H1: The division in America could swiftly change if the Christian church heeded the calling of 1 Peter 2:21 “To this you were called, because Christ suffered for you, leaving you an example, that you should follow in his steps.” NT Wright put it this way: “Jesus came to earth to bring something new, through the launch of a kingdom that was not of this world. As citizens of that kingdom, we are to be instruments of God’s new creation, planting signposts in hostile soil that show a different way to be human.”  The early church changed their world through being faithfully present to follow in the footsteps of Jesus.  We could too.

H2: The truth crises in America would swiftly change if the Christian church, the ekklesia, would:

  1. Heed the scriptural admonition to “establish road markers…make yourself guideposts” by refusing to: blindly trust our fallible intuitions, blindly trust our tribes and media outlets, blindly embrace “new” unwarranted ideas, and blindly holding tight to our opinions.
  2. Seek knowledge and wisdom like a “scout,” like a hunt for hidden treasure encapsulated by virtue, humility and an openness to diverse counsel.
  3. Taking to heart the calling of Philippians 4:8 “Finally, brethren, whatsoever things are true, whatsoever things are honest, whatsoever things are just, whatsoever things are pure, whatsoever things are lovely, whatsoever things are of good report; if there be any virtue, and if there be any praise, think on these things.”
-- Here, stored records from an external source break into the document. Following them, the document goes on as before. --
typedef struct yt8m_gemm_problem {
  int64_t M, N, K;
  const void* A; int64_t lda;
  const void* B; int64_t ldb;
  float* C; int64_t ldc;
  const float* bias;
  float beta;
} yt8m_gemm_problem;
int64_t yt8m_gemm_workspace_bytes(void);
int yt8m_gemm_f32_grouped(int transA, int transB, int nprob, const yt8m_gemm_problem* probs, void* workspace,
                          int64_t workspace_bytes, yt8m_stream_t stream);
int yt8m_gemm_bf16_nt_grouped(int nprob, const yt8m_gemm_problem* probs, void* workspace, int64_t workspace_bytes,
                              yt8m_stream_t stream);
int64_t yt8m_x3_image_bytes(int64_t rows, int64_t K);
int yt8m_x3_split(const float* src, int64_t R, int64_t C, int64_t ld, float scale, void* plain, void* trans, yt8m_stream_t stream);
int yt8m_gemm_x3_nt_grouped(int nprob, const yt8m_gemm_problem* probs, void* workspace, int64_t workspace_bytes,
                            yt8m_stream_t stream);
int yt8m_h2_split(const float* src, int64_t R, int64_t C, int64_t ld, float scale, const float* dscale, void* plain, void* trans,
                  float* colpart, yt8m_stream_t stream);
int yt8m_h2_absmax(const float* src, int64_t R, int64_t C, int64_t ld, void* word, yt8m_stream_t stream);
int yt8m_h2_degraded(uint64_t* counts, int reset, yt8m_stream_t stream);
int yt8m_h2_split_dropout(const float* src, int64_t R, int64_t C, float scale, const float* dscale, void* plain, void* trans,
                          float keep_prob, uint64_t seed, int64_t offset, yt8m_stream_t stream);
int yt8m_h2_split_rowmax(const float* src, int64_t R, int64_t C, int64_t ld, const void* rowmax, float* inv, void* plain,
                         yt8m_stream_t stream);
int yt8m_h2_split_ex(const float* src, int64_t R, int64_t C, int64_t ld, float scale, const void* dscale, const float* rowscale, void* plain,
                     void* trans, void* trans_scaled, float* colpart, float* colpart_scaled, yt8m_stream_t stream);
int yt8m_gemm_h1x2_nt_ex(int64_t M, int64_t N, int64_t K, const void* A1, int64_t ska, const void* B2, int64_t skb, float* C, int64_t ldc,
                         const float* bias, float alpha, const void* dsb, const float* rowscale, const float* colsum, float colsum_scale,
                         float beta, void* workspace, int64_t workspace_bytes, yt8m_stream_t stream);
int yt8m_h2_rowscales(const float* src, int64_t R, int64_t C, int64_t ld, float* S, float* inv, yt8m_stream_t stream);
int yt8m_h2_split_rows(const float* src, int64_t R, int64_t C, int64_t ld, const float* S, void* plain, yt8m_stream_t stream);
int yt8m_gemm_h2_nt_ex(int64_t M, int64_t N, int64_t K, const void* A2, int64_t ska, const void* B2, int64_t skb, float* C, int64_t ldc,
                       const float* bias, float alpha, const void* dsa, const void* dsb, const float* rowscale, float beta, void* workspace,
                       int64_t workspace_bytes, yt8m_stream_t stream);
int yt8m_timepool_max_f32(const float* y, int64_t F, int64_t B, int64_t N, int64_t ldy, float* out, int32_t* idx, int64_t ldo,
                          yt8m_stream_t stream);
int yt8m_timepool_shiftmax_f32(const float* z, int64_t F, int64_t B, int64_t ldz, int nfilt, const int32_t* fs, const int32_t* ncol, float* out,
                               int32_t* idx, int64_t ldo, yt8m_stream_t stream);
int yt8m_u8_cnn_pool_dw(const uint8_t* q, const float* r_tm, const int32_t* idx, const float* g, int64_t ldg, int64_t B, int64_t F, int64_t D,
                        int64_t N, int64_t fs, float* dW, float beta, yt8m_stream_t stream);
int yt8m_f32_cnn_pool_dw(const float* x, int64_t ldx, const int32_t* idx, const float* g, int64_t ldg, int64_t B, int64_t F, int64_t D,
                         int64_t N, int64_t fs, float* dW, int64_t lddw, float beta, yt8m_stream_t stream);
int yt8m_f32_cnn_pool_dx(const int32_t* idx, const float* g, int64_t ldg, int64_t B, int64_t F, int64_t D, int nfilt, const float* const* wt,
                         const int32_t* fs, const int32_t* ncol, float* dx, int64_t lddx, yt8m_stream_t stream);
int yt8m_u8_frames_image_f16(const uint8_t* q, const int32_t* num_frames, int64_t B, int64_t F, int64_t D, float eps, void* image,
                             float* x_tm, float* r_out, yt8m_stream_t stream);
int yt8m_u8_frames_image_t_f16(const uint8_t* q, const int32_t* num_frames, int64_t B, int64_t F, int64_t D, void* image_t,
                               yt8m_stream_t stream);
int yt8m_gemm_h2_nt_grouped(int nprob, const yt8m_gemm_problem* probs, const float* alphas, const float* const* dsa,
                            const float* const* dsb, void* workspace, int64_t workspace_bytes, yt8m_stream_t stream);
int yt8m_x3_set_combine(int mode);
int yt8m_x3_set_schedule(int mode);
#define YT8M_GEMM_ROLE_DW 0x100
#define YT8M_GEMM_ROLE_H2 0x200
int yt8m_gemm_x3_pays(int64_t M, int64_t N, int64_t K);
int64_t yt8m_gemm_auto_scratch_bytes(int transA, int transB, int nprob, const yt8m_gemm_problem* probs);
int yt8m_gemm_auto_grouped(int transA, int transB, int nprob, const yt8m_gemm_problem* probs, void* workspace,
                           int64_t workspace_bytes, void* image_scratch, int64_t image_scratch_bytes, uint64_t* used_x3,
                           yt8m_stream_t stream);
int yt8m_gemm_auto_grouped_ex(int transA, int transB, int nprob, const yt8m_gemm_problem* probs, const float* const* absmaxA,
                              const float* const* absmaxB, void* workspace, int64_t workspace_bytes, void* image_scratch,
                              int64_t image_scratch_bytes, uint64_t* used_x3, yt8m_stream_t stream);
int yt8m_gemm_x1x3_nt(int64_t M, int64_t N, int64_t K, const void* A1, const void* B3, float* C, int64_t ldc, const float* bias,
                      const float* rowscale, const float* colsum, float colsum_scale, void* workspace, int64_t workspace_bytes,
                      yt8m_stream_t stream);
int yt8m_gemm_x1x3_nt_ex(int64_t M, int64_t N, int64_t K, const void* A1, int64_t ska, const void* B3, int64_t skb, float* C,
                         int64_t ldc, const float* bias, float alpha, const float* rowscale, const float* colsum,
                         float colsum_scale, float beta, void* workspace, int64_t workspace_bytes, yt8m_stream_t stream);
int yt8m_bf16_image(const float* src, int64_t R, int64_t C, int64_t ld, float scale, void* plain, void* trans, yt8m_stream_t stream);
int yt8m_gemm_b1_nt_grouped(int nprob, const yt8m_gemm_problem* probs, void* workspace, int64_t workspace_bytes, yt8m_stream_t stream);
int yt8m_gemm_b1_nt_grouped_bf16c(int nprob, const yt8m_gemm_problem* probs, unsigned c_bf16_mask, void* workspace, int64_t workspace_bytes,
                                  yt8m_stream_t stream);
int yt8m_moe_mix_fwd_bf16z(const void* Zg, const void* Ze, float* p, int64_t B, int64_t V, int M, yt8m_stream_t stream);
int yt8m_moe_mix_bwd_bf16_images_z16(const void* Zg, const void* Ze, const float* dp, const void* labels, int label_dtype, int64_t B,
                                     int64_t V, int M, float eps, float dscale, const float* upstream_dev, void* dZg_img, int64_t g_kb,
                                     void* dZg_t_img, int64_t gt_kb, void* dZe_img, int64_t e_kb, void* dZe_t_img, int64_t et_kb,
                                     float* be_part, yt8m_stream_t stream);
int yt8m_bf16_image_colsum(const float* src, int64_t R, int64_t C, int64_t ld, float scale, const float* rowscale, void* plain,
                           void* trans, void* trans_scaled, float* colpart, float* colpart_scaled, yt8m_stream_t stream);
int yt8m_gemm_b1_nt_ex(int64_t M, int64_t N, int64_t K, const void* A1, int64_t ska, const void* B1, int64_t skb, float* C, int64_t ldc,
                       const float* bias, float alpha, const float* rowscale, const float* colsum, float colsum_scale, float beta,
                       void* workspace, int64_t workspace_bytes, yt8m_stream_t stream);
int yt8m_x3_split_ex(const float* src, int64_t R, int64_t C, int64_t ld, float scale, const float* rowscale, void* plain,
                     void* trans, void* trans_scaled, yt8m_stream_t stream);
int yt8m_x3_split_colsum(const float* src, int64_t R, int64_t C, int64_t ld, float scale, const float* rowscale, void* plain,
                         void* trans, void* trans_scaled, float* colpart, float* colpart_scaled, yt8m_stream_t stream);
int yt8m_cast_f32_bf16(const float* src, int64_t rows, int64_t cols, int64_t ld, void* dst, int64_t dst_ld, int transpose,
                       yt8m_stream_t stream);
int yt8m_cast_f32_bf16_dual(const float* src, int64_t rows, int64_t cols, int64_t ld, void* dst_plain, int64_t plain_ld,
                            void* dst_trans, int64_t trans_ld, yt8m_stream_t stream);

int yt8m_l2norm_fwd_f32(const float* x, float* y, int64_t rows, int64_t cols, float eps, yt8m_stream_t stream);
int yt8m_l2norm_bwd_f32(const float* x, const float* dy, float* dx, int64_t rows, int64_t cols, float eps,
                        yt8m_stream_t stream);
int yt8m_dequant_l2norm_u8(const uint8_t* q, const int32_t* num_frames, float* x,
                           int64_t B, int64_t F, int64_t D, float eps, yt8m_stream_t stream);
int yt8m_dequant_mean_l2norm_u8(const uint8_t* q, const int32_t* num_frames, float* x,
                                int64_t B, int64_t F, int64_t D, float eps, yt8m_stream_t stream);
int yt8m_resolution_mean_u8(const uint8_t* q, const int32_t* num_frames, float* y, int32_t* num_frames_out, int64_t B, int64_t F,
                            int64_t D, int64_t resolution, int l2norm, float eps, yt8m_stream_t stream);
int yt8m_resolution_mean_f32(const float* x, const int32_t* num_frames, float* y, int32_t* num_frames_out, int64_t B, int64_t F,
                             int64_t D, int64_t resolution, int l2norm, float eps, yt8m_stream_t stream);
int yt8m_frame_pyramid_u8(const uint8_t* q, const int32_t* num_frames, int64_t B, int64_t F, int64_t D, int levels, int nseg,
                          const int64_t* widths, float* const* y, int32_t* const* num_frames_out, float eps, yt8m_stream_t stream);
int yt8m_frame_pyramid_supported(int64_t D, int nseg, const int64_t* widths, int levels);
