int uspmv_dmat_optimize_device(uspmv_dmat_t *A, int max_lines, int64_t *n_tiles, int64_t *n_staged) {
    const char *who = "uspmv_dmat_optimize_device";
    if (int rc = check_dmat_one_prec(A, who)) return rc;
    if (int rc = require_device()) return rc;
    if (A->alt) { uspmv_dmat_free(A->alt); A->alt = nullptr; }
    if (A->C < 32 && 32 % A->C == 0 && g_tune.rechunk && A->n_chunks > 0) {
        const int64_t C = A->C, nc_old = A->n_chunks, per = 32 / C, nc = (nc_old + per - 1) / per;
        std::vector<int32_t> cl_old((size_t)nc_old), cl((size_t)nc, 0), cp((size_t)nc + 1, 0);
        int32_t last = 0;
        HIP_TRY(hipMemcpy(cl_old.data(), A->chunk_lengths, 4 * (size_t)nc_old, hipMemcpyDeviceToHost));
        HIP_TRY(hipMemcpy(&last, A->chunk_ptrs + nc_old, 4, hipMemcpyDeviceToHost));
        int64_t cur = 0;
        bool fits = true;
        for (int64_t k = 0; k < nc && fits; ++k) {
            int32_t L = 0;
            for (int64_t c = k * per; c < std::min((k + 1) * per, nc_old); ++c) L = std::max(L, cl_old[(size_t)c]);
            cl[(size_t)k] = L; cp[(size_t)k] = (int32_t)cur;
            cur += (int64_t)L * 32;
            fits = cur <= INT32_MAX;
        }
        if (fits && rechunk_worth(cur, last)) {
            cp[(size_t)nc] = (int32_t)cur;
            auto *alt = new uspmv_dmat;
            alt->C = 32; alt->n_chunks = nc; alt->n_elements = cur; alt->dtype = A->dtype;
            alt->n_store = (long)(nc_old * C);
            const size_t vsz = A->dtype == USPMV_F64 ? 8 : 4, ne = (size_t)std::max<int64_t>(cur, 1);
            hipError_t e = alt->own_arrays();
            if (e == hipSuccess) e = hipMemcpy(alt->own.chunk_ptrs, cp.data(), 4 * ((size_t)nc + 1), hipMemcpyHostToDevice);
            if (e == hipSuccess) e = hipMemcpy(alt->own.chunk_lengths, cl.data(), 4 * (size_t)nc, hipMemcpyHostToDevice);
            if (e == hipSuccess) e = hipMemsetAsync(alt->own.col_idxs, 0, 4 * ne, nullptr);
            if (e == hipSuccess) e = hipMemsetAsync(alt->own.values, 0, vsz * ne, nullptr);
            int rc = e == hipSuccess ? launch_rechunk32(A, alt->chunk_ptrs, alt->own.col_idxs, alt->own.values, nullptr) : uspmv::fail(USPMV_ERR_ALLOC, "%s: %s", who, hipGetErrorString(e));
            if (!rc) rc = device_plan_install(alt, nullptr, max_lines, n_tiles, n_staged, who);
            if (rc) { uspmv_dmat_free(alt); return rc; }
            A->tlc = {};
            A->alt = alt;
            return USPMV_OK;
        }
    }
    return device_plan_install(A, nullptr, max_lines, n_tiles, n_staged, who);
}

int uspmv_dmat_optimize_ap(uspmv_dmat_t *dp, uspmv_dmat_t *sp, const uspmv_scs_t *s_dp, const uspmv_scs_t *s_sp,
                           int max_lines, int64_t *n_tiles, int64_t *n_staged) {
    const char *who = "uspmv_dmat_optimize_ap";
    if (!dp || !sp || !s_dp || !s_sp) return uspmv::fail(USPMV_ERR_INVALID, "%s: NULL argument", who);
    if (!uspmv::scs_has_entries(s_dp) || !uspmv::scs_has_entries(s_sp))
        return uspmv::fail(USPMV_ERR_INVALID, "%s: layout-only struct; the plan builder needs the host column indices", who);
    if (dp->C != s_dp->C || dp->n_chunks != s_dp->n_chunks || dp->dtype != USPMV_F64 || s_dp->dtype != USPMV_F64 ||
        sp->C != s_sp->C || sp->n_chunks != s_sp->n_chunks || sp->dtype != USPMV_F32 || s_sp->dtype != USPMV_F32 ||
        dp->C != sp->C || dp->n_chunks != sp->n_chunks)
        return uspmv::fail(USPMV_ERR_INVALID, "%s: handles / host structs do not form a dp+sp pair", who);
    if (int rc = require_device()) return rc;
    dp->tlc = {};
    sp->tlc = {};
    max_lines = line_budget(max_lines, USPMV_F64, true);
    uspmv_tlc_plan p;
    PlanStats st;
    auto build = [&](int R, PlanStats *o) {
        const int rc = uspmv_build_tlc_plan(s_dp, s_sp, max_lines, R, &p);
        *o = stats_of(p);
        return rc;
    };
    if (int rc = plan_at_chosen_rows(measured_tile_rows(dp, sp, max_lines, who), true, build, []() {}, &st)) return rc;
    if (n_tiles) *n_tiles = p.n_tiles;
    if (n_staged) *n_staged = p.valid ? p.n_staged_tiles : 0;
    bool swept = false;
    if (int rc = sweep_takes_over(dp, sp, s_dp, s_sp, st, who, &swept)) return rc;
    if (swept || !p.valid) return USPMV_OK;
    uspmv_dmat *const parts[3] = {dp, sp, nullptr};
    return install_host_plan(parts, p, false, who);
}
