int lm_conv2d_nhwc_mfma_f32(void* stream, const float* x, int ldx, const float* wp, int CoutP,
                            const float* scale, const float* shift, const float* res, int ldr, int res_rows,
                            float* y, int ldy, int B, int H, int W, int Cin, int Cout, int KH, int KW,
                            int stride, int pad_h, int pad_w, int dil, int act);
int lm_conv2d_nhwc_mfma_resup_f32(void* stream, const float* x, int ldx, const float* wp, int CoutP, const float* scale,
                                  const float* shift, const float* res_coarse, int ldr, int Hr, int Wr, float* y, int ldy,
                                  int B, int H, int W, int Cin, int Cout, int KH, int KW, int stride, int pad_h, int pad_w,
                                  int dil, int act);

int lm_winograd44_supported(int H, int W, int Cin, int dil);
int lm_winograd44_gn_chunks(int H, int W, int dil);
long lm_winograd44_tiles(int B, int H, int W, int dil);
long lm_winograd44_twin_workspace_bytes(int B, int H, int W, int Cin, int CoutP, int dil);
int lm_conv3x3_winograd44_f32(void* stream, const float* x, int ldx, const float* wu_frag, int CoutP, const float* scale,
                              const float* shift, const float* res, int ldr, float* y, int ldy, int B, int H, int W,
                              int Cin, int Cout, int dil, int act, double* gn_partial);
int lm_conv3x3_winograd44_twin_f32(void* stream, const float* x, int ldx, const float* wu, int CoutP, const float* scale,
                                   const float* shift, const float* res, int ldr, float* y, int ldy, int B, int H, int W,
                                   int Cin, int Cout, int dil, int act, void* workspace, long workspace_bytes);
int lm_wino44_split_fragments(void* stream, const float* frag, float* out, long n_quads);
int lm_conv3x3_winograd44_split_f32(void* stream, const float* x, int ldx, const float* wu_split, int CoutP, const float* scale,
                                    const float* shift, const float* res, int ldr, float* y, int ldy, int B, int H, int W,
                                    int Cin, int Cout, int dil, int act, double* gn_partial, float post);
int lm_conv3x3_winograd44_split_twin_f32(void* stream, const float* x, int ldx, const float* wu, int CoutP, const float* scale,
                                         const float* shift, const float* res, int ldr, float* y, int ldy, int B, int H, int W,
                                         int Cin, int Cout, int dil, int act, void* workspace, long workspace_bytes, float post);

int lm_conv2d_nhwc_mfma_f32_gnstats(void* stream, const float* x, int ldx, const float* wp, int CoutP, const float* shift,
                                    float* y, int ldy, double* gn_partial, int B, int H, int W, int Cin, int Cout,
                                    int KH, int KW, int stride, int pad_h, int pad_w, int dil);
int lm_gn_finalize(void* stream, const double* partial, float* stats, int B, int HW, int C, int nchunk, float eps);
int lm_gn_finalize_split(void* stream, const double* partial, float* stats, int B, int HW, int C, int nchunk, float eps, int split);

int lm_stem_conv7x7_bn_relu(void* stream, const float* x_chw, const float* w_k64, const float* scale,
                            const float* shift, float* y_nhwc, int B, int H, int W);
int lm_stem_conv7x7_bn_relu_u8(void* stream, const unsigned char* x_hwc3, const float* w_k64, const float* scale,
                               const float* shift, float* y_nhwc, int B, int H, int W);
int lm_maxpool3x3s2_nhwc(void* stream, const float* x, float* y, int B, int H, int W, int C);
int lm_conv2d_nhwc_small(void* stream, const float* x, int ldx, const float* w_tc16, const float* scale,
                         const float* shift, float* y, int ldy, int B, int H, int W, int Cin, int Cout,
                         int KH, int KW, int stride, int pad_h, int pad_w, int pre_relu, int act);

int lm_gn_stats(void* stream, const float* x, double* workspace, float* stats, int B, int HW, int C, float eps);
long lm_gn_stats_workspace_bytes(int B, int HW, int C);
int lm_gn_relu_upsample(void* stream, const float* x, const float* stats, const float* gamma, const float* beta,
                        float* y, int B, int Hi, int Wi, int Ho, int Wo, int C, int accumulate);
int lm_gn_relu_upsample_sum(void* stream, int n, const float* const* x, const float* const* stats, const int* Hi, const int* Wi,
                            const int* ldx , const float* gamma, const float* beta,
                            float* y, int B, int Ho, int Wo, int C);
int lm_gn_relu_upsample_sum_conv1x1(void* stream, int n, const float* const* x, const float* const* stats, const int* Hi, const int* Wi,
                                    const int* ldx, const float* gamma, const float* beta, float* y, int B, int Ho, int Wo, int C,
                                    const float* w_c16, const float* bias, int cout, float* y1, int ldy1);
int lm_upsample_bilinear_nhwc(void* stream, const float* x, int ldx, const float* add, int lda, float* y, int ldy,
                              int B, int Hi, int Wi, int Ho, int Wo, int C);
int lm_upsample_bilinear_to_chw(void* stream, const float* x, int ldx, float* y_chw, int B, int Hi, int Wi,
                                int Ho, int Wo, int C);
int lm_layernorm_rows(void* stream, const float* x, const float* gamma, const float* beta, float* y,
                      long rows, int D, float eps);
int lm_unpatchify(void* stream, const float* tokens, float* y_nhwc, int B, int G, int P, int C);
int lm_token_mix_mfma_f32(void* stream, const float* x, const float* wt, int ldw, const float* bias, const float* res, float* y,
                          int B, int M, int K, int N, int act);

int lm_attention_f32(void* stream, const float* qkv, float* out, int B, int N, int heads, int dim_head, float scale);
int lm_attention_masked_f32(void* stream, const float* qkv, float* out, const int* valid, int B, int N, int heads, int dim_head, float scale);

int lm_head_tokens(void* stream, const float* seg, const float* row_nhwc16, float* tok, float seg_bias,
                   int B, int P, int Hr, int Wr, int prop_width, int half_buff);
int lm_head_tokens_window(void* stream, const float* row_nhwc16, float* tok, int B, int P, int Hr, int Wr, int prop_width, int half_buff);
int lm_head_stage2(void* stream, const float* hid, int ldh, int D, const float* w2, const float* b2,
                   float* ext2, float* cls2, float* off2, long M);
int lm_head_proposal_conf(void* stream, const float* tok, const float* wt, const float* bias, float* conf,
                          int BP, int L);

int lm_head_endpoint_tile(void);
int lm_head_endpoint(void* hip_stream, const float* col, int ldc, const float* x_endp, const float* w1p, const float* b1,
                     const float* bn_scale, const float* bn_shift, const float* w2, const float* b2, float* out, int B, int h, int w,
                     int H, int W);
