__device__ __forceinline__ bool int_offset_ok(float a)
{
    const uint32_t b = __float_as_uint(a);
    return (b << 1) == 0u || (((b >> 23) & 0xFFu) - 40u) <= 107u;
}

__device__ __forceinline__ uint32_t guarded_payload(uint32_t byte)
{
    return (byte & 0xFFu) | ((~byte & 0x80u) << 1);
}
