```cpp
int tpamd_debug_kernel_vgprs(tpamd_engine *e, int which) {
  if (!e || which < 0 || which > 1) return TPAMD_E_INVALID_ARGUMENT;
  TPAMD_ON_DEVICE(e);
  hipFuncAttributes attr;
  if (which == 0)
    HIPCHK(hipFuncGetAttributes(&attr, reinterpret_cast<const void *>(&k_sample_lp_joint<1, 7>)));
  else
    HIPCHK((sweep_joint_attributes<7, 0>(&attr)));
  return attr.numRegs;
}

int tpamd_debug_copy_diag(tpamd_engine *e, int B, long long *out) {
  if (!e || !out || B != e->last_B) return TPAMD_E_INVALID_ARGUMENT;
  TPAMD_ON_DEVICE(e);
  HIPCHK(hipDeviceSynchronize());
#ifdef TPAMD_K1_STUDY
  HIPCHK(hipMemcpy(out, e->ws.diag, (size_t)B * 64 * 8, hipMemcpyDeviceToHost));
#else
  HIPCHK(hipMemcpy2D(out, 64 * 8, e->ws.diag, kDiagRow * 8, 64 * 8, (size_t)B, hipMemcpyDeviceToHost));
#endif
  return 0;
}

int tpamd_debug_copy_diag_ext(tpamd_engine *e, int B, long long *out) {
  if (!e || !out || B != e->last_B) return TPAMD_E_INVALID_ARGUMENT;
  TPAMD_ON_DEVICE(e);
  HIPCHK(hipDeviceSynchronize());
  HIPCHK(hipMemcpy2D(out, 2 * kDiagExt * 8, e->ws.diag + 64, kDiagRow * 8, 2 * kDiagExt * 8, (size_t)B,
                     hipMemcpyDeviceToHost));
  return 0;
}

void tpamd_profile_enable(tpamd_engine *e, int enable) {
  if (e) e->profile = (enable == 2) ? 2 : (enable != 0 ? 1 : 0);
}

void tpamd_profile_reset(tpamd_engine *e) {
  if (!e) return;
  DeviceScope scope(e->device);
// ... 1866 lines not shown
```

x-edr-trajectory-planning_amd/csrc/tpamd_kernels.h:

```cpp
#pragma once

#include "tpamd_device.h"
#include "tpamd_cartesian_window.h"
#include "tpamd_quat.h"

namespace tpamd {

constexpr int kDiagExt = 16;
constexpr int kDiagRow = 64 + 2 * kDiagExt;

struct Workspace {
  double *ds, *s_start, *s_end, *sd_start, *sdd_start, *t_start, *delta;
  uint32_t *err_bits;
  const int32_t *ns;
  const double *amax;
  const int32_t *order;
  double *lim;
  double *q12;
  double *m0, *z0, *X0, *Y0, *Xz, *Yz;
  uint8_t *at0;
  uint8_t *fix_flag;
  double *fix_val;
  double *m, *X, *Y;
  uint8_t *type;
// ... 144 lines not shown

static __global__ void k_setup_rows(int B, int N, const double *s_start, const double *s_end,
                             const double *sd_start, const double *sdd_start,
                             const double *t_start, Workspace ws) {
  const int b = blockIdx.x * blockDim.x + threadIdx.x;
  if (b >= B) return;
  uint32_t bits = 0;
  if (s_start[b] >= s_end[b]) bits |= kErrSRange;
  if (sd_start[b] < 0) bits |= kErrSdStartNeg;
  if (N < 2) bits |= kErrTooFew;
  ws.err_bits[b] = bits;
  ws.s_start[b] = s_start[b];
  ws.s_end[b] = s_end[b];
  ws.ds[b] = (s_end[b] - s_start[b]) / (N - 1);
  ws.sd_start[b] = sd_start[b];
  ws.sdd_start[b] = sdd_start ? sdd_start[b] : 0.0;
  ws.t_start[b] = t_start[b];
}
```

There’s never been a time where the scriptural injunction to “Be on your guard and stay awake” is more needed for the discernment of truth and the avoidance of deception.  In fact, none of this truly works without first establishing boundaries as it’s nearly impossible to follow the rest when entwined in a partisan or populist worldview born of our culture wars.  So, let’s be on guard, honor wisdom’s diverse foundations, and then commit to the core of the gospel: dying to self, putting others before us, being attune to the Spirit, and with a singular focus on Jesus.